This recent news item about Target using analytics to target (pun intended) promotions to newly pregnant mothers and the controversy surrounding it illustrates a profound dilemma. How should data be used for predictive purposes? The privacy issues, loss of control on the sharing of personal information, much less the risks of unexpected consequences, raise serious questions for those of us in the industry who develop the models to answer business questions of apparent importance to an organization.
Target's business question seems innocent enough – determine as quickly as possible those customers who are likely to be pregnant and interested in certain products and promotions to capture their purchase and loyalty before losing it to the competition. But at what cost? In the case of the father who found out his teen daughter might be pregnant because of coupons sent to the home before she shared the information with the family, Target is facing more than just a public relations challenge. A false positive for this family might have created a bit of an awkward firestorm at home. In this case, the correct prediction did more than create a firestorm, it changed their lives and took the choice and control away from their customer. Is that really the desired result?

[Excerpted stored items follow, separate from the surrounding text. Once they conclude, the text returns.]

#define EDVR_ACT_NONE 0
#define EDVR_ACT_RELU 1
#define EDVR_ACT_LRELU 2
// ... 60 lines not shown
int edvr_conv2d_pack_weight_f4s_f32(const float *w, void *wpk_f4s, int co, int ci, int transpose_flip, edvr_stream_t stream);
size_t edvr_conv2d_packed_weight_1x1s_elems(int co, int ci);
int edvr_conv2d_pack_weight_1x1s_f32(const float *w, void *wpk_1x1s, int co, int ci, edvr_stream_t stream);
size_t edvr_conv2d_packed_weight_ds_elems(int co, int ci, int ks);
int edvr_conv2d_pack_weight_ds_f32(const float *w, void *wpk_ds, int co, int ci, int ks, edvr_stream_t stream);
int edvr_amax_f32(const float *x, float *amax, int n, int64_t per_img, int64_t img_stride, edvr_stream_t stream);
size_t edvr_pack_job_bytes(void);
int edvr_conv2d_pack_weights_multi(const void *jobs, int n_jobs, int total_blocks, int split_parity, edvr_stream_t stream);
int edvr_conv2d_f32(const edvr_conv2d_desc *d, edvr_stream_t stream);
#define EDVR_CONV_KERNEL_SMALL 0
#define EDVR_CONV_KERNEL_F4S 1
#define EDVR_CONV_KERNEL_F4 2
#define EDVR_CONV_KERNEL_F2 3
#define EDVR_CONV_KERNEL_1X1_SPLIT 4
#define EDVR_CONV_KERNEL_1X1_STREAM 5
#define EDVR_CONV_KERNEL_DIRECT_SPLIT 6
#define EDVR_CONV_KERNEL_DIRECT 7
int edvr_conv2d_kernel(const edvr_conv2d_desc *d);
int edvr_conv2d_gate_supported(const edvr_conv2d_desc *d);
int edvr_conv2d_y_amax_supported(const edvr_conv2d_desc *d);
int edvr_conv2d_abs_sum_supported(const edvr_conv2d_desc *d);
int edvr_conv2d_pre_supported(const edvr_conv2d_desc *d);
int edvr_conv2d_f4s_set_lean(int on);
int edvr_conv2d_f4s_lean_items(const edvr_conv2d_desc *d);
int edvr_conv2d_kernel_name(const edvr_conv2d_desc *d, char *buf, size_t buf_len);
int edvr_conv2d_executed_flops(const edvr_conv2d_desc *d, double *flops);

#define EDVR_HW(h, w) ((int)(h) | (((int)(w) + 1) << 16))

size_t edvr_dcnv2_fwd_ws_bytes(int B, int C, int H, int W, int Co, int kh, int kw, int stride, int pad, int dil,
                               int groups, int dg);
int edvr_dcnv2_fwd_f32(const float *x, const float *offset, const float *mask, const float *weight,
                       const float *bias, float *y, int B, int C, int H, int W, int Co, int kh, int kw, int stride,
                       int pad, int dil, int groups, int dg, int64_t offset_bstride, int64_t mask_bstride, int act,
                       int halo_hint, void *ws, size_t ws_bytes, edvr_stream_t stream);

int edvr_dcnv2_fwd_split_f32(const float *x, const float *offset, const float *mask, const float *weight, const float *bias,
                             float *y, int B, int C, int H, int W, int Co, int kh, int kw, int stride, int pad, int dil, int groups,
                             int dg, int64_t offset_bstride, int64_t mask_bstride, int act, int halo_hint, void *ws, size_t ws_bytes,
                             const float *xm_amax, edvr_stream_t stream);
int edvr_dcnv2_fwd_split_applies(const float *x, int B, int C, int H, int W, int Co, int kh, int kw, int stride, int pad, int dil, int groups,
                                 int dg, int halo_hint);
int edvr_dcnv2_fwd_kernel_name(const float *x, int B, int C, int H, int W, int Co, int kh, int kw, int stride, int pad, int dil,
                               int groups, int dg, int halo_hint, char *buf, size_t buf_len);
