void k_route_fc2(torch::Tensor dH, torch::Tensor w1, torch::Tensor am2, int64_t mrows, int64_t B,
                 torch::Tensor dc2m, torch::Tensor gb, torch::Tensor dlogits, torch::Tensor H, torch::Tensor params,
                 torch::Tensor m, torch::Tensor v, c10::optional<torch::Tensor> gdump, std::vector<int64_t> off,
                 torch::Tensor adam_t, int64_t t_off, double lr, double b1, double b2, double eps, double wd,
                 bool with_fc2, bool row_major, c10::optional<torch::Tensor> ws, c10::optional<torch::Tensor> ctr) {
  const c10::DeviceGuard g(dH.device());
  check_batch(int(B), int(mrows));
  TORCH_CHECK(mrows <= 64, "route_fc2: mrows must be 32 or 64");
  TORCH_CHECK(ws.has_value() == ctr.has_value(), "route_fc2: split-K needs both ws and ctr");
  TORCH_CHECK(!ws.has_value() || row_major, "route_fc2: split-K only on the row-major W1 kernel");
  Offsets o = offsets(off);
  const int64_t n = params_end(o);
  const auto dHp = reinterpret_cast<uint16_t*>(ptr<at::BFloat16>(dH, torch::kBFloat16, mrows * 2048, "dH"));
  const auto w1p = reinterpret_cast<uint16_t*>(ptr<at::BFloat16>(w1, torch::kBFloat16, 2048 * 3136, "w1"));
  const auto am2p = ptr<uint8_t>(am2, torch::kUInt8, B * 3136, "am2");
  const auto dc2p = reinterpret_cast<uint16_t*>(ptr<at::BFloat16>(dc2m, torch::kBFloat16, B * 64 * 224, "dc2m"));
  const auto gbp = ptr<float>(gb, torch::kFloat32, B * 3136, "gb");
  const auto dlp = ptr<float>(dlogits, torch::kFloat32, B * 10, "dlogits");
  const auto Hp = reinterpret_cast<uint16_t*>(ptr<at::BFloat16>(H, torch::kBFloat16, B * 2048, "H"));
  float* pp = ptr<float>(params, torch::kFloat32, n, "params");
  float* mp = ptr<float>(m, torch::kFloat32, n, "m");
  float* vp = ptr<float>(v, torch::kFloat32, n, "v");
  float* gd = optr<float>(gdump, torch::kFloat32, n, "gdump");
  const int* tp = ptr<int>(adam_t, torch::kInt32, 1, "adam_t", 4);
  if (row_major) {
    float* wsp = optr<float>(ws, torch::kFloat32, 98 * 2 * mrows * 32, "ws");
    int* cp = optr<int>(ctr, torch::kInt32, 98, "ctr", 4);
    p2cnn::route_fc2_rm(dHp, w1p, am2p, int(mrows), int(B), dc2p, gbp, dlp, Hp, pp, mp, vp, gd, o, tp, int(t_off),
                        cfg(lr, b1, b2, eps, wd), with_fc2, wsp, cp, stream());
  } else {
    p2cnn::route_fc2(dHp, w1p, am2p, int(mrows), int(B), dc2p, gbp, dlp, Hp, pp, mp, vp, gd, o, tp, int(t_off),
                     cfg(lr, b1, b2, eps, wd), with_fc2, stream());
  }
}

int64_t conv2_bwd_impl(torch::Tensor dc2m, torch::Tensor p1s, torch::Tensor am1, torch::Tensor w2q, torch::Tensor x,
                       c10::optional<torch::Tensor> idx, torch::Tensor wslab1, torch::Tensor wslab2, int64_t B,
                       const p2cnn::Fc1Args& fc, int64_t n_tiles) {
  TORCH_CHECK(B >= 1 && B <= 64, "bad batch");
  TORCH_CHECK(x.numel() % 784 == 0, "x must be [N,1,28,28] uint8");
  if (!idx.has_value()) TORCH_CHECK(x.numel() / 784 >= B, "x has fewer than B rows");
  return p2cnn::conv2_bwd_fc1(
      reinterpret_cast<uint16_t*>(ptr<at::BFloat16>(dc2m, torch::kBFloat16, B * 64 * 224, "dc2m")),
      reinterpret_cast<uint16_t*>(ptr<at::BFloat16>(p1s, torch::kBFloat16, B * p2cnn::kP1s, "p1s")),
      ptr<uint8_t>(am1, torch::kUInt8, B * 196 * 32, "am1"),
      reinterpret_cast<uint16_t*>(ptr<at::BFloat16>(w2q, torch::kBFloat16, 51200, "w2q")),
      ptr<uint8_t>(x, torch::kUInt8, 784, "x", 1), idx_ptr(idx, B),
      ptr<float>(wslab1, torch::kFloat32, B * p2cnn::kDgTiles * p2cnn::kSlab1, "wslab1"),
      ptr<float>(wslab2, torch::kFloat32, p2cnn::wgrad_groups(int(B)) * int64_t(p2cnn::kSlab2), "wslab2"), int(B), fc,
      int(n_tiles), stream());
}

void k_conv2_bwd(torch::Tensor dc2m, torch::Tensor p1s, torch::Tensor am1, torch::Tensor w2q, torch::Tensor x,
                 c10::optional<torch::Tensor> idx, torch::Tensor wslab1, torch::Tensor wslab2, int64_t B) {
  const c10::DeviceGuard g(dc2m.device());
  conv2_bwd_impl(dc2m, p1s, am1, w2q, x, idx, wslab1, wslab2, B, p2cnn::Fc1Args{}, 0);
}

int64_t k_conv2_bwd_fc1(torch::Tensor dc2m, torch::Tensor p1s, torch::Tensor am1, torch::Tensor w2q, torch::Tensor x,
                        c10::optional<torch::Tensor> idx, torch::Tensor wslab1, torch::Tensor wslab2, int64_t B,
                        torch::Tensor dH, torch::Tensor a1, int64_t mrows, torch::Tensor params, torch::Tensor m,
                        torch::Tensor v, c10::optional<torch::Tensor> gdump, torch::Tensor w1bf,
                        c10::optional<torch::Tensor> w1tbf, std::vector<int64_t> off, torch::Tensor adam_t,
                        int64_t t_off, double lr, double b1, double b2, double eps, double wd, int64_t n_tiles) {
  const c10::DeviceGuard g(dc2m.device());
  TORCH_CHECK(mrows == 32 || mrows == 64, "conv2_bwd_fc1: mrows must be 32 or 64");
  TORCH_CHECK(n_tiles >= 0 && n_tiles <= p2cnn::kFc1Tiles, "conv2_bwd_fc1: n_tiles ", n_tiles, " outside [0, ",
              p2cnn::kFc1Tiles, "]");
  Offsets o = offsets(off);
  const int64_t n = params_end(o);
  p2cnn::Fc1Args fc{};
  fc.dH = reinterpret_cast<uint16_t*>(ptr<at::BFloat16>(dH, torch::kBFloat16, mrows * 2048, "dH"));
  fc.a1 = reinterpret_cast<uint16_t*>(ptr<at::BFloat16>(a1, torch::kBFloat16, mrows * 3136, "a1"));
  fc.mrows = int(mrows);
  fc.params = ptr<float>(params, torch::kFloat32, n, "params");
  fc.m = ptr<float>(m, torch::kFloat32, n, "m");
  fc.v = ptr<float>(v, torch::kFloat32, n, "v");
  fc.gdump = optr<float>(gdump, torch::kFloat32, n, "gdump");
  fc.w1bf = reinterpret_cast<uint16_t*>(ptr<at::BFloat16>(w1bf, torch::kBFloat16, 2048 * 3136, "w1bf"));
  fc.w1tbf = reinterpret_cast<uint16_t*>(optr<at::BFloat16>(w1tbf, torch::kBFloat16, 2048 * 3136, "w1tbf"));
  fc.off = o;
  fc.adam_t = ptr<int>(adam_t, torch::kInt32, 1, "adam_t", 4);
  fc.t_off = int(t_off);
  fc.cfg = cfg(lr, b1, b2, eps, wd);
  return conv2_bwd_impl(dc2m, p1s, am1, w2q, x, idx, wslab1, wslab2, B, fc, n_tiles);
}

void k_conv_adam(torch::Tensor wslab1, torch::Tensor wslab2, torch::Tensor gb, int64_t B, torch::Tensor params,
                 torch::Tensor m,
                 torch::Tensor v, c10::optional<torch::Tensor> gdump, torch::Tensor w2r, torch::Tensor w2q,
                 std::vector<int64_t> off, torch::Tensor adam_t, int64_t t_off, double lr, double b1, double b2,
                 double eps, double wd) {
  const c10::DeviceGuard g(params.device());
  Offsets o = offsets(off);
  const int64_t n = params_end(o);
  TORCH_CHECK(B >= 1 && B <= 64, "bad batch");
  p2cnn::conv_adam(ptr<float>(wslab1, torch::kFloat32, B * p2cnn::kDgTiles * p2cnn::kSlab1, "wslab1"),
                   ptr<float>(wslab2, torch::kFloat32, p2cnn::wgrad_groups(int(B)) * int64_t(p2cnn::kSlab2), "wslab2"),
                   ptr<float>(gb, torch::kFloat32, B * 3136, "gb"), int(B),
                   ptr<float>(params, torch::kFloat32, n, "params"), ptr<float>(m, torch::kFloat32, n, "m"),
                   ptr<float>(v, torch::kFloat32, n, "v"), optr<float>(gdump, torch::kFloat32, n, "gdump"),
                   reinterpret_cast<uint16_t*>(ptr<at::BFloat16>(w2r, torch::kBFloat16, 51200, "w2r")),
                   reinterpret_cast<uint16_t*>(ptr<at::BFloat16>(w2q, torch::kBFloat16, 51200, "w2q")), o,
                   ptr<int>(adam_t, torch::kInt32, 1, "adam_t", 4), int(t_off), cfg(lr, b1, b2, eps, wd), stream());
}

What should we be asking? What is the appropriate use of source data? What are the possible implications of accurate predictions and false positives? False positives in a predictive model to identify fraudulent tax refunds might only embarrass the taxpayer or delay the processing while scrutinized in a deeper review. There may be no lasting damage other than a frustrated taxpayer. Furthermore, correct predictions may have no negative consequences for the tax agency, but appropriately negative consequences for the perpetrator of refund fraud. Determining which students may be likely to drop out of university, accept an offer of admission to a program, or be delinquent in tuition payments also seem relatively innocuous.
What do we ever really know about what organizations might be doing with information collected about us? Very little. Should this level of use be disclosed and required in privacy notices? Should it depend on the type of use? Recently when my mortgage was sold to another servicer, I received a privacy disclosure that made it very clear that I had no rights or choice on how the bank used my personal and loan data for internal purposes. The notice pointed out this was legal under federal law. I only could indicate my preferences for how data was used with affiliates and how it was shared outside the bank. That still leaves the problem of how they might use personal data internally for their own predictive modeling that I may find inappropriate.
As BI professionals we should consider more than just the technical accuracy of a predictive model and the selected target variable. Is would also seem appropriate to consider privacy, potential consequences, and whether the end customer has a choice in saying how that data is to be used or not for decision making purposes. Perhaps the Golden Rule would be a prudent test.